A U.K. business was allegedly registered to Russian proxy official Volodymyr Saldo five months after his name was added to a sanctions list, the Guardian reported on April 27.

Saldo has been working on behalf of Russia in occupied Kherson Oblast, where he became the head of the regional occupation administration. He has also met with Russian dictator Vladimir Putin and received Russian state honors.

Russia's all-out war in Ukraine has been going on for more than one year, yet "proposals that would make it a crime for people under sanctions to set up U.K. companies have yet to become law," according to the Guardian.

Saldo's assets in the U.K. were frozen in June 2022 and he is banned from entering the country. British officials have said he is guilty of "promoting policies and actions which destabilize Ukraine and undermine or threaten the territorial integrity, sovereignty or independence of Ukraine."

Despite this, the Guardian wrote that they found a company of which Saldo has been listed as the proprietor since November registered in an office block in the Hatton Garden district of central London.

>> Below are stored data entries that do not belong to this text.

# NicolaDM/MAPLE

Measured on AMD Instinct MI355X. Metric: candidate SPR placements/sec, higher is better.
Workload: dtype f64

## Files before the change

### __graft_entry__.py

```python
import os
import subprocess
import sys

ROOT = os.path.dirname(os.path.abspath(__file__))
if ROOT not in sys.path:
    sys.path.insert(0, ROOT)

CSRC = os.path.join(ROOT, "maple_amd", "csrc")
HIP_UNITS = ["maple_hip.hip", "append_queries.hip", "placement.hip", "update.hip", "spr_batch.hip", "frontier.hip", "frontier_upd.hip",
             "frontier_updw128.hip", "witness.hip", "em.hip"]
DEBUG_UNIT = "debug_abi.hip"
HIP_LIB = os.path.join(ROOT, "maple_amd", "libmaple_hip.so")
HIP_LIB_DEBUG = os.path.join(ROOT, "maple_amd", "libmaple_hip_debug.so")
HIP_FLAGS = ["--offload-arch=gfx950", "-O3", "-std=c++17", "-ffp-contract=off", "-fPIC"]
HIPCC = "hipcc" if subprocess.call(["which", "hipcc"], stdout=subprocess.DEVNULL) == 0 else "/opt/rocm/bin/hipcc"


def _stale(target, sources):
    if not os.path.exists(target):
        return True
    t = os.path.getmtime(target)
    return any(os.path.getmtime(s) > t for s in sources)


def compile_units(out_dir, extra_flags=(), only=None, force=True):
    sources = [os.path.join(CSRC, f) for f in os.listdir(CSRC) if not f.endswith((".o", ".c"))]
    sources.append(os.path.join(ROOT, "include", "maple_hip.h"))
    sources.append(os.path.join(ROOT, "include", "maple_hip_debug.h"))
    objs, jobs = [], []
    for unit in HIP_UNITS + [DEBUG_UNIT]:
        mine = only is None or unit in only
        obj = os.path.join(out_dir if mine else CSRC, unit[:-4] + ".o")
        objs.append(obj)
        deps = [x for x in sources if not (x.endswith(".hip") and os.path.basename(x) != unit)]
        if mine and (force or _stale(obj, deps)):
            jobs.append((unit, subprocess.Popen([HIPCC] + HIP_FLAGS + list(extra_flags) + ["-c", os.path.join(CSRC, unit), "-o", obj])))
    for unit, job in jobs:
        if job.wait() != 0:
            raise RuntimeError(f"hipcc failed on {unit}")
    return objs


def link(lib, objs):
    subprocess.check_call([HIPCC, "--offload-arch=gfx950", "-shared", "-fPIC"] + objs + ["-o", lib])


def build(force=False):
    extra = os.environ.get("MAPLE_HIP_EXTRA_FLAGS", "").split()
    objs = compile_units(CSRC, extra, force=force)
    for lib, parts in ((HIP_LIB, objs[:-1]), (HIP_LIB_DEBUG, objs)):
        if force or _stale(lib, parts):
            link(lib, parts)
    synth_src, synth_lib = os.path.join(CSRC, "synth_gen.c"), os.path.join(ROOT, "maple_amd", "libmaple_synth.so")
    if force or _stale(synth_lib, [synth_src]):
        subprocess.check_call(["gcc", "-O2", "-shared", "-fPIC", "-o", synth_lib, synth_src, "-lm"])
    subprocess.check_call(["make", "-C", os.path.join(ROOT, "oracle"), "-s"])
    import maple_amd
    from maple_amd import runtime
    runtime.load_library()


def smoke():
    import math
    import numpy as np
    from maple_amd.runtime import Device
    from maple_amd.synth import make_dataset
    from maple_amd.host import tip_genome_list, reference_tables
    from oracle.oracle_py import Oracle

    d = make_dataset(n_samples=64, l_ref=3000, seed=5, mean_diffs=12.0, frac_with_n=0.3, frac_ambig=0.3,
                     n_run_len=(5, 80))
    ref_idx, root_freqs = reference_tables(d.ref)
    lists = [tip_genome_list(x, ref_idx) for x in d.diffs]
    Q = [[-0.9, 0.2, 0.5, 0.2], [0.3, -1.4, 0.1, 1.0], [0.8, 0.1, -1.3, 0.4], [0.1, 0.6, 0.1, -0.8]]
    dev = Device(ref_idx, root_freqs, arena_bytes=64 << 20)
    orc = Oracle(ref_idx, root_freqs)
    dev.set_model(Q)
    orc.set_model(Q)
    ids = dev.upload(lists)
    n = len(lists)
    a = np.arange(n, dtype=np.int32)
    b = (a * 7 + 3) % n
    merged = dev.merge_batch(ids[a], 1e-4, True, ids[b], 2e-4, True, False)
    got_lists = dev.download(merged)
    ok_ids = [m for m in merged if m >= 0]
    scores = dev.append_batch(ok_ids, ids[: len(ok_ids)], True, 1.0 / dev.lRef)
    k = 0
    for i in range(n):
        want = orc.mergeVectors(lists[a[i]], 1e-4, True, lists[b[i]], 2e-4, True)
        if want is None:
            assert got_lists[i] is None
            continue
        assert len(want) == len(got_lists[i]) and all(x[0] == y[0] and x[1] == y[1] for x, y in zip(want, got_lists[i]))
        ws = orc.appendProbNode(want, lists[k], True, 1.0 / dev.lRef)
        gs = float(scores[k])
        assert (math.isinf(ws) and math.isinf(gs)) or abs(ws - gs) <= 1e-9 * max(1.0, abs(ws)), (ws, gs)
        k += 1
    import torch
    cu = torch.device("cuda", 0)
    t_q = torch.from_numpy(ids[:8].astype(np.int32)).to(cu)
    t_c = torch.from_numpy(np.asarray(ok_ids, dtype=np.int32)).to(cu)
    out = torch.empty(8 * len(ok_ids), dtype=torch.float64, device=cu)
    torch.cuda.synchronize()
    dev.append_queries_dev(8, t_q.data_ptr(), len(ok_ids), t_c.data_ptr(), True, 1.0 / dev.lRef, out.data_ptr(),
                           torch.cuda.current_stream().cuda_stream)
    torch.cuda.synchronize()
    got = out.cpu().numpy().reshape(8, len(ok_ids))
    ok_lists = [g for g in got_lists if g is not None]
    for qi in range(8):
        for ci in range(0, len(ok_ids), 5):
            ws = orc.appendProbNode(ok_lists[ci], lists[qi], True, 1.0 / dev.lRef)
            gs = float(got[qi, ci])
            assert (math.isinf(ws) and math.isinf(gs)) or abs(ws - gs) <= 1e-9 * max(1.0, abs(ws)), (qi, ci, ws, gs)
    dev.close()
    print(f"smoke ok: {n} merges, {k} + {8 * len(range(0, len(ok_ids), 5))} placements scored on the GPU and matched "
          "against the oracle")


if __name__ == "__main__":
    build()
    if len(sys.argv) > 1 and sys.argv[1] == "smoke":
        smoke()
```

### include/maple_hip_debug.h

```cpp
#ifndef MAPLE_HIP_DEBUG_H
#define MAPLE_HIP_DEBUG_H
#include "maple_hip.h"

#ifdef __cplusplus
extern "C" {
#endif

int maple_debug_frontier_levels(maple_ctx *ctx, int32_t cap, int64_t *itemsUpdating, int64_t *itemsCached, float *msUpdating,
                                float *msCached, int32_t *n, int64_t *waveItemsSmall , int64_t *waveItemsBig );

int maple_debug_wave_append_batch(maple_ctx *ctx, int32_t n, const int32_t *parentList, const int32_t *childList,
                                  const uint8_t *isTipC, const double *bLen, double *outLK, float *ms);
int maple_debug_trace_query(maple_ctx *ctx, int32_t query);
int maple_debug_calib_walk(maple_ctx *ctx, uint64_t bytes, int32_t repeats, float *ms);
int maple_debug_calib_write(maple_ctx *ctx, uint64_t bytes, int32_t mode, int32_t repeats, float *ms);
int maple_debug_trace_read(maple_ctx *ctx, int32_t *n, int32_t *items4 , double *vals2 );
int maple_debug_live_resources(int64_t *allocs, int64_t *bytes, int64_t *handles);
int maple_debug_gpv_batch(maple_ctx *ctx, int32_t n, const int32_t *i12, const double *totLen, const double *M16,
                          const double *errorRate, const double *vect4, const uint8_t *upNode, const uint8_t *flag,
                          double *out4);
int maple_debug_simplify_batch(maple_ctx *ctx, int32_t n, const double *vec4, const int32_t *refA, int32_t *out);
int maple_debug_frontier_pass_batch(maple_ctx *ctx, int32_t n, const int32_t *list, const int32_t *mutList, const uint8_t *dirIsUp,
                                    int32_t waveForm, int32_t *outList, uint8_t *grade, uint8_t *sameHandle);
int maple_debug_score_rows(maple_ctx *ctx, int32_t form, int32_t nQ, const int32_t *qList, const uint8_t *qTip, const double *qBLen,
                           int32_t nC, const int32_t *cand, const int32_t *outCol , int64_t ldOut, double fill, double *out,
                           uint64_t *finMask, int32_t *prefix, int64_t *pairsWalked );

#ifdef __cplusplus
}
#endif
#endif
```

### maple_amd/csrc/debug_abi.hip

```cpp
#include "../../include/maple_hip_debug.h"
#include "genome_dev.h"
#include "ctx_host.h"
#include "batch_host.h"
#include "frontier.h"
#include "frontier_dev.h"
#include "witness.h"

#include <algorithm>

using namespace frt;

__global__ __launch_bounds__(MAPLE_BLOCK) void k_calib_walk(const unsigned long long *buf, long long nLists, unsigned long long *sink)
{
    unsigned long long acc = 0;
    for (long long l = (long long)blockIdx.x * blockDim.x + threadIdx.x; l < nLists; l += (long long)gridDim.x * blockDim.x) {
        const unsigned long long *p = buf + l * 64;
        unsigned idx = 0;
        for (int k = 0; k < 64; k++) {
            unsigned long long w = p[idx];
            acc += w;
            idx = (idx + 1 + (unsigned)(w & 0)) & 63;
        }
    }
    if (acc == 0x123456789abcdefull) *sink = acc;
// ... 21 lines not shown
        hipLaunchKernelGGL(k_calib_write, dim3(4096), dim3(MAPLE_BLOCK), 0, c->stream, buf.p, (long long)(bytes / 8), mode == 1 ? 1 : 8);
    HIPCK(c, hipEventRecord(e1, c->stream));
    HIPCK(c, hipEventSynchronize(e1));
    if (ms) HIPCK(c, hipEventElapsedTime(ms, e0, e1));
    return MAPLE_OK;
}

extern "C" int maple_debug_calib_walk(maple_ctx *c, uint64_t bytes, int32_t repeats, float *ms)
{
    if (!c || bytes < 512 || repeats <= 0) return MAPLE_ERR_ARG;
    HIPCK(c, hipSetDevice(c->device));
    DevBuf<unsigned long long> buf, sink;
    HIPCK(c, buf.reserve_exact((size_t)((bytes + 7) / 8)));
    HIPCK(c, sink.reserve_exact(1));
    HIPCK(c, hipMemset(buf, 1, bytes));
    HIPCK(c, hipDeviceSynchronize());
    Event e0, e1;
    HIPCK(c, e0.create());
    HIPCK(c, e1.create());
    HIPCK(c, hipEventRecord(e0, c->stream));
    for (int r = 0; r < repeats; r++)
        hipLaunchKernelGGL(k_calib_walk, dim3(2048), dim3(MAPLE_BLOCK), 0, c->stream, buf.p, (long long)(bytes / 512), sink.p);
    HIPCK(c, hipEventRecord(e1, c->stream));
    HIPCK(c, hipEventSynchronize(e1));
    if (ms) HIPCK(c, hipEventElapsedTime(ms, e0, e1));
    return MAPLE_OK;
}

struct MatCtx {
    const double *M;
    __device__ inline double q(double, int i, int j) const { return M[i * 4 + j]; }
};
struct ThrCtx { struct { double thresholdProb, thresholdProb4; } m; };

__global__ __launch_bounds__(MAPLE_BLOCK) void k_debug_gpv(int n, int usingErrorRate, const int32_t *i12, const double *totLen,
                                                           const double *M16, const double *errorRate, const double *vect,
                                                           const uint8_t *upNode, const uint8_t *flag, double *out)
{
    for (int i = blockIdx.x * blockDim.x + threadIdx.x; i < n; i += gridDim.x * blockDim.x) {
        MatCtx c{M16 + 16 * (size_t)i};
        double o[4];
        if (i12[i] == 6) gpv_vec(c, 1.0, vect + 4 * (size_t)i, totLen[i], upNode[i] != 0, o);
        else if (usingErrorRate) gpv_nuc<MatCtx, true>(c, 1.0, i12[i], totLen[i], errorRate[i], upNode[i] != 0, flag[i] != 0, o);
        else gpv_nuc<MatCtx, false>(c, 1.0, i12[i], totLen[i], errorRate[i], upNode[i] != 0, false, o);
        for (int k = 0; k < 4; k++) out[4 * (size_t)i + k] = o[k];
    }
}

__global__ __launch_bounds__(MAPLE_BLOCK) void k_debug_simplify(int n, double thresholdProb, double thresholdProb4, const double *vec,
                                                                const int32_t *refA, int32_t *out)
{
    for (int i = blockIdx.x * blockDim.x + threadIdx.x; i < n; i += gridDim.x * blockDim.x) {
        ThrCtx c;
        c.m.thresholdProb = thresholdProb; c.m.thresholdProb4 = thresholdProb4;
        out[i] = simplify(c, vec + 4 * (size_t)i, refA[i]);
    }
}

extern "C" int maple_debug_gpv_batch(maple_ctx *c, int32_t n, const int32_t *i12, const double *totLen, const double *M16,
                                     const double *errorRate, const double *vect4, const uint8_t *upNode, const uint8_t *flag,
                                     double *out4)
{
    if (!c || n < 0 || !i12 || !totLen || !M16 || !errorRate || !vect4 || !upNode || !flag || !out4) return MAPLE_ERR_ARG;
    if (n == 0) return MAPLE_OK;
    HIPCK(c, hipSetDevice(c->device));
    TRY(need_model(c));
    TRY(h2d(c, c->s_i32[0], i12, (size_t)n));
    TRY(h2d(c, c->s_f64[0], totLen, (size_t)n));
    TRY(h2d(c, c->s_f64[1], M16, (size_t)16 * n));
    TRY(h2d(c, c->s_f64[2], errorRate, (size_t)n));
    TRY(h2d(c, c->s_f64[3], vect4, (size_t)4 * n));
    TRY(h2d(c, c->s_u8[0], upNode, (size_t)n));
    TRY(h2d(c, c->s_u8[1], flag, (size_t)n));
    HIPCK(c, c->s_aux.reserve((size_t)4 * n));
    hipLaunchKernelGGL(k_debug_gpv, dim3(grid_for(n)), dim3(MAPLE_BLOCK), 0, c->stream, n, c->dm.usingErrorRate, c->s_i32[0].p,
                       c->s_f64[0].p, c->s_f64[1].p, c->s_f64[2].p, c->s_f64[3].p, c->s_u8[0].p, c->s_u8[1].p, c->s_aux.p);
    HIPCK(c, hipGetLastError());
    HIPCK(c, hipMemcpyAsync(out4, c->s_aux.p, (size_t)4 * n * sizeof(double), hipMemcpyDeviceToHost, c->stream));
    HIPCK(c, hipStreamSynchronize(c->stream));
    return MAPLE_OK;
}

extern "C" int maple_debug_simplify_batch(maple_ctx *c, int32_t n, const double *vec4, const int32_t *refA, int32_t *out)
{
    if (!c || n < 0 || !vec4 || !refA || !out) return MAPLE_ERR_ARG;
    if (n == 0) return MAPLE_OK;
    HIPCK(c, hipSetDevice(c->device));
    TRY(h2d(c, c->s_f64[0], vec4, (size_t)4 * n));
    TRY(h2d(c, c->s_i32[0], refA, (size_t)n));
    HIPCK(c, c->s_i32[1].reserve(n));
    hipLaunchKernelGGL(k_debug_simplify, dim3(grid_for(n)), dim3(MAPLE_BLOCK), 0, c->stream, n, c->dm.thresholdProb,
                       c->dm.thresholdProb4, c->s_f64[0].p, c->s_i32[0].p, c->s_i32[1].p);
    HIPCK(c, hipGetLastError());
    HIPCK(c, hipMemcpyAsync(out, c->s_i32[1].p, n * sizeof(int32_t), hipMemcpyDeviceToHost, c->stream));
    HIPCK(c, hipStreamSynchronize(c->stream));
    return MAPLE_OK;
}

extern "C" int maple_debug_wave_append_batch(maple_ctx *c, int32_t n, const int32_t *pl, const int32_t *cl, const uint8_t *tip,
                                             const double *bl, double *out, float *ms)
{
    if (!c || n < 0 || !pl || !cl || !tip || !bl || !out) return MAPLE_ERR_ARG;
    if (n == 0) return MAPLE_OK;
    HIPCK(c, hipSetDevice(c->device));
    TRY(need_model(c));
    TRY(check_ids(c, n, pl, false, "parentList"));
    TRY(check_ids(c, n, cl, false, "childList"));
    TRY(stage_begin(c, (size_t)n * 32 + 256));
    STAGE(dpl, c, pl, n); STAGE(dcl, c, cl, n); STAGE(dtip, c, tip, n); STAGE(dbl, c, bl, n);
    TRY(stage_flush(c));
    HIPCK(c, c->s_f64[1].reserve(n));
    hipEvent_t e0, e1;
    TRY(ev_pair(c, &e0, &e1, MAPLE_K_OTHER, (double)n, 0.0));
    HIPCK(c, hipEventRecord(e0, c->stream));
    launch_wave_append(c, std::min(n, 256 * 16), n, dpl, dcl, dtip, dbl, c->s_f64[1].p);
    HIPCK(c, hipGetLastError());
    HIPCK(c, hipEventRecord(e1, c->stream));
    HIPCK(c, hipMemcpyAsync(out, c->s_f64[1].p, n * sizeof(double), hipMemcpyDeviceToHost, c->stream));
    HIPCK(c, hipStreamSynchronize(c->stream));
    if (ms) HIPCK(c, hipEventElapsedTime(ms, e0, e1));
    return MAPLE_OK;
}

extern "C" int maple_debug_live_resources(int64_t *allocs, int64_t *bytes, int64_t *handles)
{
    if (!allocs || !bytes || !handles) return MAPLE_ERR_ARG;
    const DevBufStats &s = devbuf_stats();
    *allocs = s.live_allocs; *bytes = s.live_bytes; *handles = s.live_handles;
    return MAPLE_OK;
}

extern "C" int maple_debug_trace_query(maple_ctx *c, int32_t query)
{
    if (!c) return MAPLE_ERR_ARG;
    c->trace_query = query;
    if (query >= 0) {
        HIPCK(c, c->s_trace_i.reserve(4 * 4096 + 4));
        HIPCK(c, c->s_trace_d.reserve(2 * 4096));
        HIPCK(c, hipMemset(c->s_trace_i.p, 0, (4 * 4096 + 4) * sizeof(int32_t)));
    }
    return MAPLE_OK;
}
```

A representative of the property then told the Guardian that the company has no connection with the property and only five months later was the address altered in a public filing.

However, the company, Grainholding Ltd., is apparently still listed as an active company, according to the Guardian.

Company documents show that Grainholding Ltd. holds over $1.2 million in capital, half of which is allegedly owned by Saldo.

According to Ukraine's National Agency on Corruption Prevention, Saldo was sanctioned not only by the U.K. but Ukraine, the U.S., the European Union, Canada, Switzerland, Japan, and New Zealand after the start of Russia's full-scale invasion.